# Hello - just joined! Advice on massage / acupuncture / yoga in Aberdeen



## VoyageXOXO (Feb 25, 2015)

Hi everyone,

I've just joined and wondered if anyone has any opinions / info / experiences to share on using massage, acupuncture & yoga whilst undergoing injections (Gonadotrophin)? Did it or is it helping you in any way and do you have any recommendations on where to go in Aberdeen / shire?

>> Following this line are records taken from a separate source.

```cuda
__global__ void pack_image_kernel(const float* __restrict__ src, long long row_stride, long long col_stride,
                                  long long rows, long long cols, float* __restrict__ img, long long n_chunks,
                                  int slabs) {
    for (long long idx = blockIdx.x * (long long)blockDim.x + threadIdx.x; idx < n_chunks;
         idx += (long long)gridDim.x * blockDim.x) {
        int chunk = (int)(idx & 7);
        int row = (int)((idx >> 3) & 127);
        long long ts = idx >> 10;
        int slab = (int)(ts % slabs);
        long long tile = ts / slabs;
        long long r = tile * TILE_M + row;
        float v[4];
#pragma unroll
        for (int e = 0; e < 4; ++e) {
            long long c = (long long)slab * SLAB_K + chunk * 4 + e;
            v[e] = (r < rows && c < cols) ? to_tf32(src[r * row_stride + c * col_stride]) : 0.0f;
        }
        float* dst = img + ts * SLAB_FLOATS;
        *reinterpret_cast<float4*>(reinterpret_cast<uint8_t*>(dst) + swz_off((uint32_t)row, (uint32_t)chunk)) =
            make_float4(v[0], v[1], v[2], v[3]);
// ... 197 lines not shown
}
constexpr int PEER_THREADS = 256;
__device__ __forceinline__ void peer_two_phase(const PeerK& P, unsigned int epoch, long long par_off, long long i0,
                                               long long stride) {
    float2* g2 = reinterpret_cast<float2*>(P.g);
    const long long m = (P.n2 + P.world - 1) / P.world;
    const long long own_lo = (long long)P.rank * m, own_hi = min(P.n2, own_lo + m);
    const uint4* mine = P.recv[P.rank];
    for (long long i = i0; i < P.n2; i += stride) {
        if (i >= own_lo && i < own_hi) continue;
        const int owner = (int)(i / m);
        const float2 v = g2[i];
        uint4* dst = nullptr;
#pragma unroll
        for (int p = 0; p < PEER_MAX; ++p)
            if (p == owner) dst = P.recv[p];
        st_sys_v4(dst + (par_off + P.rank) * P.n2 + i, make_uint4(__float_as_uint(v.x), epoch, __float_as_uint(v.y), epoch));
    }
    for (long long i = i0; i < P.n2; i += stride) {
        if (i < own_lo || i >= own_hi) continue;
        const float2 own = g2[i];
        float2 sum = make_float2(0.0f, 0.0f);
#pragma unroll
        for (int s = 0; s < PEER_MAX; ++s)
            if (s < P.world) {
                const float2 v = s == P.rank ? own : peer_wait_packet(mine + (par_off + s) * P.n2 + i, epoch);
                sum.x += v.x;
                sum.y += v.y;
            }
        g2[i] = sum;
        const uint4 pkt = make_uint4(__float_as_uint(sum.x), epoch, __float_as_uint(sum.y), epoch);
#pragma unroll
        for (int p = 0; p < PEER_MAX; ++p)
            if (p < P.world && p != P.rank) st_sys_v4(P.recv[p] + (par_off + P.rank) * P.n2 + i, pkt);
    }
    for (long long i = i0; i < P.n2; i += stride) {
        if (i >= own_lo && i < own_hi) continue;
        const int owner = (int)(i / m);
        g2[i] = peer_wait_packet(mine + (par_off + owner) * P.n2 + i, epoch);
    }
}
__global__ void __launch_bounds__(PEER_THREADS) peer_allreduce_kernel(const __grid_constant__ PeerK P) {
    const unsigned int epoch = (unsigned int)(*P.step_count) + 1u;
    const long long par_off = (long long)(epoch & 1u) * P.world;
    const long long stride = (long long)gridDim.x * blockDim.x;
    const long long i0 = blockIdx.x * (long long)blockDim.x + threadIdx.x;
    float2* g2 = reinterpret_cast<float2*>(P.g);
    float acc[8];
#pragma unroll
    for (int k = 0; k < 8; ++k) acc[k] = 0.0f;
    if (P.two_phase) {
        peer_two_phase(P, epoch, par_off, i0, stride);
        if (P.G.n == 0) return;
        for (long long i = i0; i < P.n2; i += stride) {
            const float2 sum = g2[i];
            const long long e = i << 1;
            const float vv[2] = {sum.x, sum.y};
#pragma unroll
            for (int j = 0; j < 2; ++j)
                if (e + j < P.n_norm) {
                    const int gi = group_of(P.G, e + j);
#pragma unroll
                    for (int k = 0; k < 8; ++k)
                        if (k == gi) acc[k] = fmaf(vv[j], vv[j], acc[k]);
                }
        }
    } else {
    for (long long i = i0; i < P.n2; i += stride) {
        const float2 v = g2[i];
        const uint4 pkt = make_uint4(__float_as_uint(v.x), epoch, __float_as_uint(v.y), epoch);
#pragma unroll
        for (int p = 0; p < PEER_MAX; ++p)
            if (p < P.world && p != P.rank) st_sys_v4(P.recv[p] + (par_off + P.rank) * P.n2 + i, pkt);
    }
    const uint4* mine = P.recv[P.rank];
    for (long long i = i0; i < P.n2; i += stride) {
        const float2 own = g2[i];
        float2 sum = make_float2(0.0f, 0.0f);
#pragma unroll
        for (int s = 0; s < PEER_MAX; ++s)
            if (s < P.world) {
                float2 v = own;
                if (s != P.rank) v = peer_wait_packet(mine + (par_off + s) * P.n2 + i, epoch);
                sum.x += v.x;
                sum.y += v.y;
            }
        g2[i] = sum;
        if (P.G.n > 0) {
            const long long e = i << 1;
            const float vv[2] = {sum.x, sum.y};
#pragma unroll
            for (int j = 0; j < 2; ++j)
                if (e + j < P.n_norm) {
                    const int gi = group_of(P.G, e + j);
#pragma unroll
                    for (int k = 0; k < 8; ++k)
                        if (k == gi) acc[k] = fmaf(vv[j], vv[j], acc[k]);
                }
        }
    }
    }
    if (P.G.n == 0) return;
    __shared__ float wsum[PEER_THREADS / 32][8];
    __shared__ bool last;
    const int warp = threadIdx.x >> 5, lane = threadIdx.x & 31;
#pragma unroll
    for (int k = 0; k < 8; ++k) {
        float s = warp_sum(acc[k]);
        if (lane == 0) wsum[warp][k] = s;
    }
    __syncthreads();
    if (threadIdx.x < 8) {
        float s = 0.0f;
        for (int w = 0; w < PEER_THREADS / 32; ++w) s += wsum[w][threadIdx.x];
        P.ws[blockIdx.x * 8 + threadIdx.x] = s;
    }
    __threadfence();
    __syncthreads();
    if (threadIdx.x == 0) {
        unsigned int* ticket = reinterpret_cast<unsigned int*>(P.ws + gridDim.x * 8);
        unsigned int t = atomicAdd(ticket, 1u);
        last = (t == gridDim.x - 1);
        if (last) *ticket = 0u;
    }
    __syncthreads();
    if (last && threadIdx.x < P.G.n) {
        __threadfence();
        float s = 0.0f;
        for (unsigned int b = 0; b < gridDim.x; ++b) s += P.ws[b * 8 + threadIdx.x];
        P.sq_out[threadIdx.x] = s;
    }
}

struct AdamK {
    float* p;
    const float* g;
    float* m;
    float* v;
    float* shadow;
    long long n;
    GroupsP G;
    const float* hyper;
    const float* sqnorms;
    const int* step_count;
    float beta1, beta2, eps, ema_decay;
    float* g_zero;
    float* loss_acc;
    float* loss_sum;
    float* loss_last;
    float* sq_out;
    float* norm_ws;
    int* step_rw;
};
template <bool FUSED>
__global__ void __launch_bounds__(256) adamw_ema_kernel(AdamK A) {
    __shared__ float s_sq[8];
    int step;
    if (FUSED) {
        step = *A.step_count + 1;
        float acc[8];
#pragma unroll
        for (int k = 0; k < 8; ++k) acc[k] = 0.0f;
        if (A.sqnorms) {
            const long long n4q = A.n >> 2;
            const float4* gq = reinterpret_cast<const float4*>(A.g);
            for (long long i = blockIdx.x * (long long)blockDim.x + threadIdx.x; i < n4q; i += (long long)gridDim.x * blockDim.x) {
                const float4 v = __ldg(gq + i);
                const long long e = i << 2;
                const float vv[4] = {v.x, v.y, v.z, v.w};
#pragma unroll
                for (int j = 0; j < 4; ++j) {
                    const int gi = group_of(A.G, e + j);
#pragma unroll
                    for (int k = 0; k < 8; ++k)
                        if (k == gi) acc[k] = fmaf(vv[j], vv[j], acc[k]);
                }
            }
            if (blockIdx.x == 0 && threadIdx.x < (A.n & 3)) {
                const long long i = (n4q << 2) + threadIdx.x;
                const float v = A.g[i];
                const int gi = group_of(A.G, i);
#pragma unroll
                for (int k = 0; k < 8; ++k)
                    if (k == gi) acc[k] = fmaf(v, v, acc[k]);
            }
        }
        __shared__ float wsum[8][8];
        const int warp = threadIdx.x >> 5, lane = threadIdx.x & 31;
#pragma unroll
        for (int k = 0; k < 8; ++k) {
            const float sk = warp_sum(acc[k]);
            if (lane == 0) wsum[warp][k] = sk;
        }
        __syncthreads();
        if (threadIdx.x < 8) {
            float sk = 0.0f;
            for (int w = 0; w < 8; ++w) sk += wsum[w][threadIdx.x];
            A.norm_ws[blockIdx.x * 8 + threadIdx.x] = sk;
        }
        __threadfence();
        __syncthreads();
        if (threadIdx.x == 0) {
            unsigned int* cnt = reinterpret_cast<unsigned int*>(A.norm_ws + gridDim.x * 8);
            volatile unsigned int* gen = cnt + 1;
            const unsigned int my_gen = *gen;
            if (atomicAdd(cnt, 1u) == gridDim.x - 1) {
                *cnt = 0u;
                __threadfence();
                atomicAdd(const_cast<unsigned int*>(gen), 1u);
            } else {
                long long t0 = clock64();
                while (*gen == my_gen) {
                    if (clock64() - t0 > 4000000000LL) __trap();
                }
            }
            __threadfence();
        }
        __syncthreads();
        if (threadIdx.x < 8) {
            float sk = 0.0f;
            for (unsigned int b = 0; b < gridDim.x; ++b) sk += __ldcg(&A.norm_ws[b * 8 + threadIdx.x]);
            s_sq[threadIdx.x] = sk;
            if (blockIdx.x == 0 && A.sq_out && threadIdx.x < A.G.n) A.sq_out[threadIdx.x] = sk;
        }
        if (blockIdx.x == 0 && threadIdx.x == 0) *A.step_rw = step;
        __syncthreads();
    } else {
        step = *A.step_count;
    }
    const float bc1 = 1.0f - powf(A.beta1, (float)step);
    const float bc2 = 1.0f - powf(A.beta2, (float)step);
    const float inv_sqrt_bc2 = 1.0f / sqrtf(bc2);
    float lr[8], wd[8], clip[8];
#pragma unroll
    for (int k = 0; k < 8; ++k) {
        lr[k] = wd[k] = 0.0f;
        clip[k] = 1.0f;
        if (k < A.G.n) {
            lr[k] = A.hyper[4 * k];
            wd[k] = A.hyper[4 * k + 1];
            float mx = A.hyper[4 * k + 2];
            if (A.sqnorms && mx > 0.0f) clip[k] = fminf(1.0f, mx / (sqrtf(FUSED ? s_sq[k] : A.sqnorms[k]) + 1e-6f));
        }
    }
    auto update = [&](long long i, float g, float& p, float& m, float& v, float& sh) {
        int gi = group_of(A.G, i);
        float l = lr[0], w = wd[0], c = clip[0];
#pragma unroll
        for (int k = 1; k < 8; ++k)
            if (k == gi) { l = lr[k]; w = wd[k]; c = clip[k]; }
        g *= c;
        p *= (1.0f - l * w);
        m = A.beta1 * m + (1.0f - A.beta1) * g;
        v = A.beta2 * v + (1.0f - A.beta2) * g * g;
        float denom = sqrtf(v) * inv_sqrt_bc2 + A.eps;
        p -= (l / bc1) * (m / denom);
        sh = A.ema_decay * sh + (1.0f - A.ema_decay) * p;
    };
    const long long n4 = A.n >> 2;
    const float4* g4 = reinterpret_cast<const float4*>(A.g);
    float4* p4 = reinterpret_cast<float4*>(A.p);
    float4* m4 = reinterpret_cast<float4*>(A.m);
    float4* v4 = reinterpret_cast<float4*>(A.v);
    float4* s4 = reinterpret_cast<float4*>(A.shadow);
    for (long long i = blockIdx.x * (long long)blockDim.x + threadIdx.x; i < n4;
         i += (long long)gridDim.x * blockDim.x) {
        float4 g = __ldg(g4 + i), p = p4[i], m = m4[i], v = v4[i];
        float4 sh = s4 ? s4[i] : make_float4(0.f, 0.f, 0.f, 0.f);
        const long long e = i << 2;
        update(e, g.x, p.x, m.x, v.x, sh.x);
        update(e + 1, g.y, p.y, m.y, v.y, sh.y);
        update(e + 2, g.z, p.z, m.z, v.z, sh.z);
        update(e + 3, g.w, p.w, m.w, v.w, sh.w);
        p4[i] = p;
        m4[i] = m;
        v4[i] = v;
        if (s4) s4[i] = sh;
        if (A.g_zero) reinterpret_cast<float4*>(A.g_zero)[i] = make_float4(0.f, 0.f, 0.f, 0.f);
    }
    if (blockIdx.x == 0 && threadIdx.x == 0 && A.loss_acc && A.loss_sum) {
        const float step_loss = *A.loss_acc;
        *A.loss_sum += step_loss;
        if (A.loss_last) *A.loss_last = step_loss;
        *A.loss_acc = 0.0f;
    }
    if (blockIdx.x == 0 && threadIdx.x < (A.n & 3)) {
        long long i = (n4 << 2) + threadIdx.x;
        float p = A.p[i], m = A.m[i], v = A.v[i], sh = A.shadow ? A.shadow[i] : 0.0f;
        update(i, A.g[i], p, m, v, sh);
        A.p[i] = p;
        A.m[i] = m;
        A.v[i] = v;
        if (A.shadow) A.shadow[i] = sh;
        if (A.g_zero) A.g_zero[i] = 0.0f;
    }
}

}
```

st_dadk_b200/trainer.py:

```python
from __future__ import annotations

import math
import os
import warnings
from dataclasses import dataclass
from typing import Dict, List, Optional

import numpy as np
import torch
import torch.distributed as dist

import threading

from . import _lib as L
from . import ops
from .executor import Executor, LossSpec, NetSpec


def _dist_on() -> bool:
    return dist.is_available() and dist.is_initialized() and dist.get_world_size() > 1


_CAPTURE_LOCK = threading.Lock()
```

There seems to be a lot of confusion out there as to whether lady's should or shouldn't use these whilst undergoing infertility treatment and I'm not sure what to try if anything!   I've just had my first cycle of the injections but unfortunately it had to be cancelled as I produced too many eggs so it was too risky.

Hope to hear some views  

Thanks


----------



## Greyhoundgal (Oct 7, 2013)

Hi voyage

Welcome to the forum  and good luck with your treatment 

Re acupuncture it's very much a personal thing. I love it and I think it helped stabilise my menstrual cycle but some can't stand it and don't think it benefitted them at all. We do have a board on the forum for acupuncture so why don't you have a hunt around there and maybe post your question there again to see what others say? Here's the link:

http://www.fertilityfriends.co.uk/forum/index.php?board=388.0

Hope you find the forum helpful - there's a lot of information out there and experience too so don't be shy in asking your questions 

Grey xx


----------



## Ask1980 (Feb 7, 2015)

Hi there,

I am not having injunctions but am having Natural IUI with progesterone and am having Acupunctuncture at the deeside place as I read it can help increase the success. I am also about to try and find a Yoga class as I feel it would help destress me! There doesn't seem to be too much in Abrdeenshire/the city for alternative therapies whilst undergoing fertility treatments or maybe it's just not widely advertised! 

Good Luck!


----------



## Dory10 (Aug 6, 2013)

Hi Ask

I just go to a standard Hatha yoga class each week and having got to know the tutor quite well I told her about our situation, she now gives me specific postures and meditations that support fertility and relaxation too so don't worry about finding a specific class.  I also got a yoga for fertility book, on amazon  too which has specific postures for all stages of natural cycles and IVF cycles, really useful and worth a try.  I always feel more relaxed afterwards if nothing else!  My tutor did say not to do any of the hot yoga classes while ttc though.

Good Luck  

Dory
xxx


----------



## VoyageXOXO (Feb 25, 2015)

Hi Grey & Ask,

Thanks so much for your replies  

I've booked in for an initial visit to the Aberdeen Acupuncture Clinic on Deeside Road in a few weeks time so fingers crossed it goes well and getting used to needles now with the all the injections & blood tests so I'm sure a few more won't be any bother, ha ha! I'm swimming twice a week, having massages and taking the Vitabiotics His & Hers Conception multivitamins so hopefully doing everything I can. Unfortunately I had to leave my work as they wouldn't accommodate when I asked for 3months unpaid leave so it's a strange time right now not working but on a positive note I'm much less stressed and able to focus on my hubby and I's health which is the most important thing. 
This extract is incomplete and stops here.